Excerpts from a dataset
template <int kWs, int U, bool kStaged, bool kFull = false>
__device__ __forceinline__ void process_tile(const uint64_t src_tile, const uint64_t dst_tile, const uint32_t st,
                                             const uint32_t n_valid, const uint32_t head, const uint32_t tail,
                                             const uint32_t bs, const uint32_t idx0, const uint32_t (&pw)[U],
                                             const uint32_t two, const uint32_t stage, const uint32_t bar)
{
    constexpr uint32_t T = (uint32_t)kThreadsPerCta;
    uint4 own[U], nxt[U];
    const uint64_t sp = src_tile + 16ull * idx0;
    if (!kStaged) {
#pragma unroll
        for (int u = 0; u < U; ++u) {
            own[u] = make_uint4(0u, 0u, 0u, 0u);
            nxt[u] = make_uint4(0u, 0u, 0u, 0u);
            if (kFull || idx0 + (uint32_t)u * T < n_valid) {
                own[u] = ldg128(sp + 16ull * T * u);
                if (kWs >= 0)
                    nxt[u] = ldg128(sp + 16ull * T * u + 16ull);
            }
        }
    }

    uint32_t s[U];
#pragma unroll
    for (int u = 0; u < U; ++u)
        s[u] = jump_lazy(st, pw[u]);

    uint32_t ks[U][4];
    uint32_t any = 0u;
#if !defined(MODK_EXPERIMENT_COPY_ONLY)
#pragma unroll
    for (int j = 0; j < 4; ++j) {
#pragma unroll
        for (int u = 0; u < U; ++u) {
            const uint32_t b0 = step_lazy(s[u]);
            const uint32_t b1 = step_lazy(b0);
            const uint32_t b2 = step_lazy(b1);
            const uint32_t b3 = step_lazy(b2);
            s[u] = b3;
            const uint32_t lo = __byte_perm(b0, b1, 0x7340);
            const uint32_t hi = __byte_perm(b2, b3, 0x7340);
            any |= lo | hi;
            ks[u][j] = __byte_perm(lo, hi, 0x5410);
        }
    }
#else
#pragma unroll
    for (int u = 0; u < U; ++u)
        ks[u][0] = ks[u][1] = ks[u][2] = ks[u][3] = s[u] & two;
#endif
    const bool redo = (any & 0x80800000u) != 0u;

#if MODK_STAGE
    auto load_staged = [&](const int u) {
        own[u] = make_uint4(0u, 0u, 0u, 0u);
        nxt[u] = make_uint4(0u, 0u, 0u, 0u);
        if (kFull || idx0 + (uint32_t)u * T < n_valid) {
            own[u] = lds128(stage + 16u * (idx0 + (uint32_t)u * T));
            if (kWs >= 0)
                nxt[u] = lds128(stage + 16u * (idx0 + (uint32_t)u * T) + 16u);
        }
    };
    if (kStaged) {
        mbar_wait(bar, 0u);
#if !MODK_STAGE_SEQ
#pragma unroll
        for (int u = 0; u < U; ++u)
            load_staged(u);
#endif
    }
#else
    auto load_staged = [&](const int) {};
#endif

    const uint32_t f_lo = head ? 1u : 0u;
    const uint32_t f_hi = max(n_valid - (tail < 16u ? 1u : 0u), f_lo);
    const uint64_t dp = dst_tile + 16ull * idx0;
    auto source = [&](const int u) {
        uint4 data = own[u];
        if (kWs >= 0) {
            const uint32_t w[8] = {own[u].x, own[u].y, own[u].z, own[u].w, nxt[u].x, nxt[u].y, nxt[u].z, nxt[u].w};
            constexpr int k = kWs < 0 ? 0 : kWs;
            data.x = __funnelshift_r(w[k + 0], w[k + 1], bs);
            data.y = __funnelshift_r(w[k + 1], w[k + 2], bs);
            data.z = __funnelshift_r(w[k + 2], w[k + 3], bs);
            data.w = __funnelshift_r(w[k + 3], w[k + 4], bs);
        }
        return data;
    };
    auto emit = [&](const int u, const uint4& out) {
        const uint32_t idx = idx0 + (uint32_t)u * T;
        if (kFull || idx - f_lo < f_hi - f_lo)
            stg128(dp + 16ull * T * u, out);
        else if (idx < n_valid)
            store_partial(dp + 16ull * T * u, out, idx == 0u ? head : 0u, idx + 1u == n_valid ? tail : 16u);
    };
    if (__builtin_expect(redo, 0)) {
#if MODK_STAGE_SEQ
        if (kStaged) {
#pragma unroll
            for (int u = 0; u < U; ++u)
                load_staged(u);
        }
#endif
#pragma unroll 1
        for (int u = 0; u < U; ++u) {
            const uint32_t idx = idx0 + (uint32_t)u * T;
            uint4 data = own[0];
#pragma unroll
            for (int v = 0; v < U; ++v)
                if (v == u)
                    data = source(v);
            const uint4 out = cycle_chunk_exact(data, jump_lazy(st, __ldg(&g_chunk_pow2[idx])), two);
#pragma unroll
            for (int v = 0; v < U; ++v)
                if (v == u)
                    emit(v, out);
        }
        return;
    }
#pragma unroll
    for (int u = 0; u < U; ++u) {
#if MODK_STAGE_SEQ
        if (kStaged)
            load_staged(u);
#endif
        const uint4 data = source(u);
        emit(u, make_uint4(data.x ^ ks[u][0], data.y ^ ks[u][1], data.z ^ ks[u][2], data.w ^ ks[u][3]));
    }
}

*Task to carry out:*
Every entry, from top to bottom, should be repeated word for word.

*Written solution:*
template <int kWs, int U, bool kStaged, bool kFull = false>
__device__ __forceinline__ void process_tile(const uint64_t src_tile, const uint64_t dst_tile, const uint32_t st,
                                             const uint32_t n_valid, const uint32_t head, const uint32_t tail,
                                             const uint32_t bs, const uint32_t idx0, const uint32_t (&pw)[U],
                                             const uint32_t two, const uint32_t stage, const uint32_t bar)
{
    constexpr uint32_t T = (uint32_t)kThreadsPerCta;
    uint4 own[U], nxt[U];
    const uint64_t sp = src_tile + 16ull * idx0;
    if (!kStaged) {
#pragma unroll
        for (int u = 0; u < U; ++u) {
            own[u] = make_uint4(0u, 0u, 0u, 0u);
            nxt[u] = make_uint4(0u, 0u, 0u, 0u);
            if (kFull || idx0 + (uint32_t)u * T < n_valid) {
                own[u] = ldg128(sp + 16ull * T * u);
                if (kWs >= 0)
                    nxt[u] = ldg128(sp + 16ull * T * u + 16ull);
            }
        }
    }

    uint32_t s[U];
#pragma unroll
    for (int u = 0; u < U; ++u)
        s[u] = jump_lazy(st, pw[u]);

    uint32_t ks[U][4];
    uint32_t any = 0u;
#if !defined(MODK_EXPERIMENT_COPY_ONLY)
#pragma unroll
    for (int j = 0; j < 4; ++j) {
#pragma unroll
        for (int u = 0; u < U; ++u) {
            const uint32_t b0 = step_lazy(s[u]);
            const uint32_t b1 = step_lazy(b0);
            const uint32_t b2 = step_lazy(b1);
            const uint32_t b3 = step_lazy(b2);
            s[u] = b3;
            const uint32_t lo = __byte_perm(b0, b1, 0x7340);
            const uint32_t hi = __byte_perm(b2, b3, 0x7340);
            any |= lo | hi;
            ks[u][j] = __byte_perm(lo, hi, 0x5410);
        }
    }
#else
#pragma unroll
    for (int u = 0; u < U; ++u)
        ks[u][0] = ks[u][1] = ks[u][2] = ks[u][3] = s[u] & two;
#endif
    const bool redo = (any & 0x80800000u) != 0u;

#if MODK_STAGE
    auto load_staged = [&](const int u) {
        own[u] = make_uint4(0u, 0u, 0u, 0u);
        nxt[u] = make_uint4(0u, 0u, 0u, 0u);
        if (kFull || idx0 + (uint32_t)u * T < n_valid) {
            own[u] = lds128(stage + 16u * (idx0 + (uint32_t)u * T));
            if (kWs >= 0)
                nxt[u] = lds128(stage + 16u * (idx0 + (uint32_t)u * T) + 16u);
        }
    };
    if (kStaged) {
        mbar_wait(bar, 0u);
#if !MODK_STAGE_SEQ
#pragma unroll
        for (int u = 0; u < U; ++u)
            load_staged(u);
#endif
    }
#else
    auto load_staged = [&](const int) {};
#endif

    const uint32_t f_lo = head ? 1u : 0u;
    const uint32_t f_hi = max(n_valid - (tail < 16u ? 1u : 0u), f_lo);
    const uint64_t dp = dst_tile + 16ull * idx0;
    auto source = [&](const int u) {
        uint4 data = own[u];
        if (kWs >= 0) {
            const uint32_t w[8] = {own[u].x, own[u].y, own[u].z, own[u].w, nxt[u].x, nxt[u].y, nxt[u].z, nxt[u].w};
            constexpr int k = kWs < 0 ? 0 : kWs;
            data.x = __funnelshift_r(w[k + 0], w[k + 1], bs);
            data.y = __funnelshift_r(w[k + 1], w[k + 2], bs);
            data.z = __funnelshift_r(w[k + 2], w[k + 3], bs);
            data.w = __funnelshift_r(w[k + 3], w[k + 4], bs);
        }
        return data;
    };
    auto emit = [&](const int u, const uint4& out) {
        const uint32_t idx = idx0 + (uint32_t)u * T;
        if (kFull || idx - f_lo < f_hi - f_lo)
            stg128(dp + 16ull * T * u, out);
        else if (idx < n_valid)
            store_partial(dp + 16ull * T * u, out, idx == 0u ? head : 0u, idx + 1u == n_valid ? tail : 16u);
    };
    if (__builtin_expect(redo, 0)) {
#if MODK_STAGE_SEQ
        if (kStaged) {
#pragma unroll
            for (int u = 0; u < U; ++u)
                load_staged(u);
        }
#endif
#pragma unroll 1
        for (int u = 0; u < U; ++u) {
            const uint32_t idx = idx0 + (uint32_t)u * T;
            uint4 data = own[0];
#pragma unroll
            for (int v = 0; v < U; ++v)
                if (v == u)
                    data = source(v);
            const uint4 out = cycle_chunk_exact(data, jump_lazy(st, __ldg(&g_chunk_pow2[idx])), two);
#pragma unroll
            for (int v = 0; v < U; ++v)
                if (v == u)
                    emit(v, out);
        }
        return;
    }
#pragma unroll
    for (int u = 0; u < U; ++u) {
#if MODK_STAGE_SEQ
        if (kStaged)
            load_staged(u);
#endif
        const uint4 data = source(u);
        emit(u, make_uint4(data.x ^ ks[u][0], data.y ^ ks[u][1], data.z ^ ks[u][2], data.w ^ ks[u][3]));
    }
}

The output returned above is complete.